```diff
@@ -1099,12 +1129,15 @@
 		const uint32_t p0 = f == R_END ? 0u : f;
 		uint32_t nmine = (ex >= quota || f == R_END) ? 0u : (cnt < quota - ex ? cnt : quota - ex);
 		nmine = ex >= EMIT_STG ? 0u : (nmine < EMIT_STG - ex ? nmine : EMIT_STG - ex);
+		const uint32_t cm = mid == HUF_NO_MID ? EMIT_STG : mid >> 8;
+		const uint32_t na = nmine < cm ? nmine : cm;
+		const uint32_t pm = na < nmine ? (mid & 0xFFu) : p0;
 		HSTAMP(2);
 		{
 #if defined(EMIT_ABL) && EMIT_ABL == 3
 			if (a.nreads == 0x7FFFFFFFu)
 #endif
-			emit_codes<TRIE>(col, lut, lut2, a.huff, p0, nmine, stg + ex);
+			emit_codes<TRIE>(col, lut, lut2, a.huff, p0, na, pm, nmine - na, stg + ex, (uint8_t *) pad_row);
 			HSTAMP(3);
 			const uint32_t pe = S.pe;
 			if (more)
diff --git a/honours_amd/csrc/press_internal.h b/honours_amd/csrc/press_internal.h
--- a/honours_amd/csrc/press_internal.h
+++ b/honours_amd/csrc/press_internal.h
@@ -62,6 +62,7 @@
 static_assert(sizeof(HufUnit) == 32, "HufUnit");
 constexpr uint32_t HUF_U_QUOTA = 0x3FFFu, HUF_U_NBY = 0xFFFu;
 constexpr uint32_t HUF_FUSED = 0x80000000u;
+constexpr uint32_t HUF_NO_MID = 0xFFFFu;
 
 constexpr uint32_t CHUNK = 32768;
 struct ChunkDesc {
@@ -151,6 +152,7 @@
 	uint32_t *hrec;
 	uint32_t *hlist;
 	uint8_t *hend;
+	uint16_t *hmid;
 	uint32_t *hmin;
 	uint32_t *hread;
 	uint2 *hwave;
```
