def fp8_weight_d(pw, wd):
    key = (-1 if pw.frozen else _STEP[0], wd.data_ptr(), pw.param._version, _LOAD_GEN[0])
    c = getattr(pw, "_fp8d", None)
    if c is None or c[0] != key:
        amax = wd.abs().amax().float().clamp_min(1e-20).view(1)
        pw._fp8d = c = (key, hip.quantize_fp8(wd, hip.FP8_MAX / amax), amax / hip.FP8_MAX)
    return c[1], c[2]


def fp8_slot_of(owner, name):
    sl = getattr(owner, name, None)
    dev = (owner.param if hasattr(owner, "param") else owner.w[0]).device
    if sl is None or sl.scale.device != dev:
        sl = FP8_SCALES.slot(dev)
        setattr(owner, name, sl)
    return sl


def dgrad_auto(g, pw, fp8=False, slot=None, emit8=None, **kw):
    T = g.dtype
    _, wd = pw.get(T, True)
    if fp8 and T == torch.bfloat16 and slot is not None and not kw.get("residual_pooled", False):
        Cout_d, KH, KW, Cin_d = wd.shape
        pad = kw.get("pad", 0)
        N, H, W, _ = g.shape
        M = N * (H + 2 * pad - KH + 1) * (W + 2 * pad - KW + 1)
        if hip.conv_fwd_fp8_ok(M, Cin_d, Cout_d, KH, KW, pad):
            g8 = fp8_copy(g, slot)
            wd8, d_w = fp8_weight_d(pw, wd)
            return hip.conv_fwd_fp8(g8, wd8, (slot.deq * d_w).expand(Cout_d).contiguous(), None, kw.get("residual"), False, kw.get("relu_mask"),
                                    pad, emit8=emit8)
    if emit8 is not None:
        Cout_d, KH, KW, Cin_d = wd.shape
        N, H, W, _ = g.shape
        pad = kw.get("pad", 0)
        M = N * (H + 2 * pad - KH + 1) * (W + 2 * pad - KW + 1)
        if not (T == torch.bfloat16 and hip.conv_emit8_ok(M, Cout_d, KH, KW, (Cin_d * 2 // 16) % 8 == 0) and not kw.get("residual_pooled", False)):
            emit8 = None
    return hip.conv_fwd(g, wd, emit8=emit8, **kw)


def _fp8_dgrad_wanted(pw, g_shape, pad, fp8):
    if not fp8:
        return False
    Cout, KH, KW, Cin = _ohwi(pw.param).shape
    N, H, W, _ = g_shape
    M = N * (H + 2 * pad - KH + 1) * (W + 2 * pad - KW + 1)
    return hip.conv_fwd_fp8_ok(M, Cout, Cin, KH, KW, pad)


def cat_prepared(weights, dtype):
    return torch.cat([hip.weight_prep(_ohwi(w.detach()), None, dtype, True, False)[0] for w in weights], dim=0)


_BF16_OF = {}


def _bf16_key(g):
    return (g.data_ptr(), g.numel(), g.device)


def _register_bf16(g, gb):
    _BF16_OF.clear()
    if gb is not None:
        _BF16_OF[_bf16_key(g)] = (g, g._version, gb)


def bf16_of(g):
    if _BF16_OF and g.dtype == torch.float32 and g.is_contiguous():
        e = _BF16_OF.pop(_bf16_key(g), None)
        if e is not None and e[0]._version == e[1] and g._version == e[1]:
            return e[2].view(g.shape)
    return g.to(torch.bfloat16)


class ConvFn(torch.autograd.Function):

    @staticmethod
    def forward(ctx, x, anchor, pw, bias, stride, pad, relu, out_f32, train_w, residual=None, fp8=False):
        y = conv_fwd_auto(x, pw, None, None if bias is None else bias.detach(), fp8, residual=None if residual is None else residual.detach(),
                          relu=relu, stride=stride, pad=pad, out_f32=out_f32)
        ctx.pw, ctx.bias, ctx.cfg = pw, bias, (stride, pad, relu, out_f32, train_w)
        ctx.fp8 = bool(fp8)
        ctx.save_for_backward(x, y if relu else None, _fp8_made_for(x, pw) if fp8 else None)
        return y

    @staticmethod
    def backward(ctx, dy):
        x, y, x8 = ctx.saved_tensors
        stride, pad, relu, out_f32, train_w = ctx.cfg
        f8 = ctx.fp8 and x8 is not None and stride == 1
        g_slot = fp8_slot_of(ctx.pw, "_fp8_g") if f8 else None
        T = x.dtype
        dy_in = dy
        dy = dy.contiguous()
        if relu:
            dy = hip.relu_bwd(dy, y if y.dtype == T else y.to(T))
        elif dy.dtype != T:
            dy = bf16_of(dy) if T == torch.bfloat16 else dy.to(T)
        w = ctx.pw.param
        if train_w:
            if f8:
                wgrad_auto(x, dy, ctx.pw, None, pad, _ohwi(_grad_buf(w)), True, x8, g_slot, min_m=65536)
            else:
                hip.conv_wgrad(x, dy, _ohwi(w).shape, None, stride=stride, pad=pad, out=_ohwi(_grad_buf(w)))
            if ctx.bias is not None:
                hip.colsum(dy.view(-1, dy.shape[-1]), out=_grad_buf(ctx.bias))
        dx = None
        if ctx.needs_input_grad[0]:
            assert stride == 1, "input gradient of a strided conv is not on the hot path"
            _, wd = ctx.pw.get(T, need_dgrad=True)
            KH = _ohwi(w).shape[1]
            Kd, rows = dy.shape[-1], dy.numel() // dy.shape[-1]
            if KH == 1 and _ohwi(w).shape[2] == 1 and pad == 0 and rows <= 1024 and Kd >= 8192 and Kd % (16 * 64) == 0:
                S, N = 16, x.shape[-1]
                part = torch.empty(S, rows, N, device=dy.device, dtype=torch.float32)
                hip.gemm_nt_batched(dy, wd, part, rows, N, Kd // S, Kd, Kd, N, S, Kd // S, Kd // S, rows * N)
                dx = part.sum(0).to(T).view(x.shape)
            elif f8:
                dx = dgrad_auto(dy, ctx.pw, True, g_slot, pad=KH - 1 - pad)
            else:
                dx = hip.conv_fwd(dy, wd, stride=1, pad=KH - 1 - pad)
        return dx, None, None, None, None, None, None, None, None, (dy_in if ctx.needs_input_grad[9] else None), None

+---+

Work required: The reply should hold only the lines from the top of the records through the line that has "wd = pw.get(T, True)", each one exact.

Solution to this task:
```diff
@@ -1099,12 +1129,15 @@
 		const uint32_t p0 = f == R_END ? 0u : f;
 		uint32_t nmine = (ex >= quota || f == R_END) ? 0u : (cnt < quota - ex ? cnt : quota - ex);
 		nmine = ex >= EMIT_STG ? 0u : (nmine < EMIT_STG - ex ? nmine : EMIT_STG - ex);
+		const uint32_t cm = mid == HUF_NO_MID ? EMIT_STG : mid >> 8;
+		const uint32_t na = nmine < cm ? nmine : cm;
+		const uint32_t pm = na < nmine ? (mid & 0xFFu) : p0;
 		HSTAMP(2);
 		{
 #if defined(EMIT_ABL) && EMIT_ABL == 3
 			if (a.nreads == 0x7FFFFFFFu)
 #endif
-			emit_codes<TRIE>(col, lut, lut2, a.huff, p0, nmine, stg + ex);
+			emit_codes<TRIE>(col, lut, lut2, a.huff, p0, na, pm, nmine - na, stg + ex, (uint8_t *) pad_row);
 			HSTAMP(3);
 			const uint32_t pe = S.pe;
 			if (more)
diff --git a/honours_amd/csrc/press_internal.h b/honours_amd/csrc/press_internal.h
--- a/honours_amd/csrc/press_internal.h
+++ b/honours_amd/csrc/press_internal.h
@@ -62,6 +62,7 @@
 static_assert(sizeof(HufUnit) == 32, "HufUnit");
 constexpr uint32_t HUF_U_QUOTA = 0x3FFFu, HUF_U_NBY = 0xFFFu;
 constexpr uint32_t HUF_FUSED = 0x80000000u;
+constexpr uint32_t HUF_NO_MID = 0xFFFFu;
 
 constexpr uint32_t CHUNK = 32768;
 struct ChunkDesc {
@@ -151,6 +152,7 @@
 	uint32_t *hrec;
 	uint32_t *hlist;
 	uint8_t *hend;
+	uint16_t *hmid;
 	uint32_t *hmin;
 	uint32_t *hread;
 	uint2 *hwave;
```
def fp8_weight_d(pw, wd):
    key = (-1 if pw.frozen else _STEP[0], wd.data_ptr(), pw.param._version, _LOAD_GEN[0])
    c = getattr(pw, "_fp8d", None)
    if c is None or c[0] != key:
        amax = wd.abs().amax().float().clamp_min(1e-20).view(1)
        pw._fp8d = c = (key, hip.quantize_fp8(wd, hip.FP8_MAX / amax), amax / hip.FP8_MAX)
    return c[1], c[2]


def fp8_slot_of(owner, name):
    sl = getattr(owner, name, None)
    dev = (owner.param if hasattr(owner, "param") else owner.w[0]).device
    if sl is None or sl.scale.device != dev:
        sl = FP8_SCALES.slot(dev)
        setattr(owner, name, sl)
    return sl


def dgrad_auto(g, pw, fp8=False, slot=None, emit8=None, **kw):
    T = g.dtype
    _, wd = pw.get(T, True)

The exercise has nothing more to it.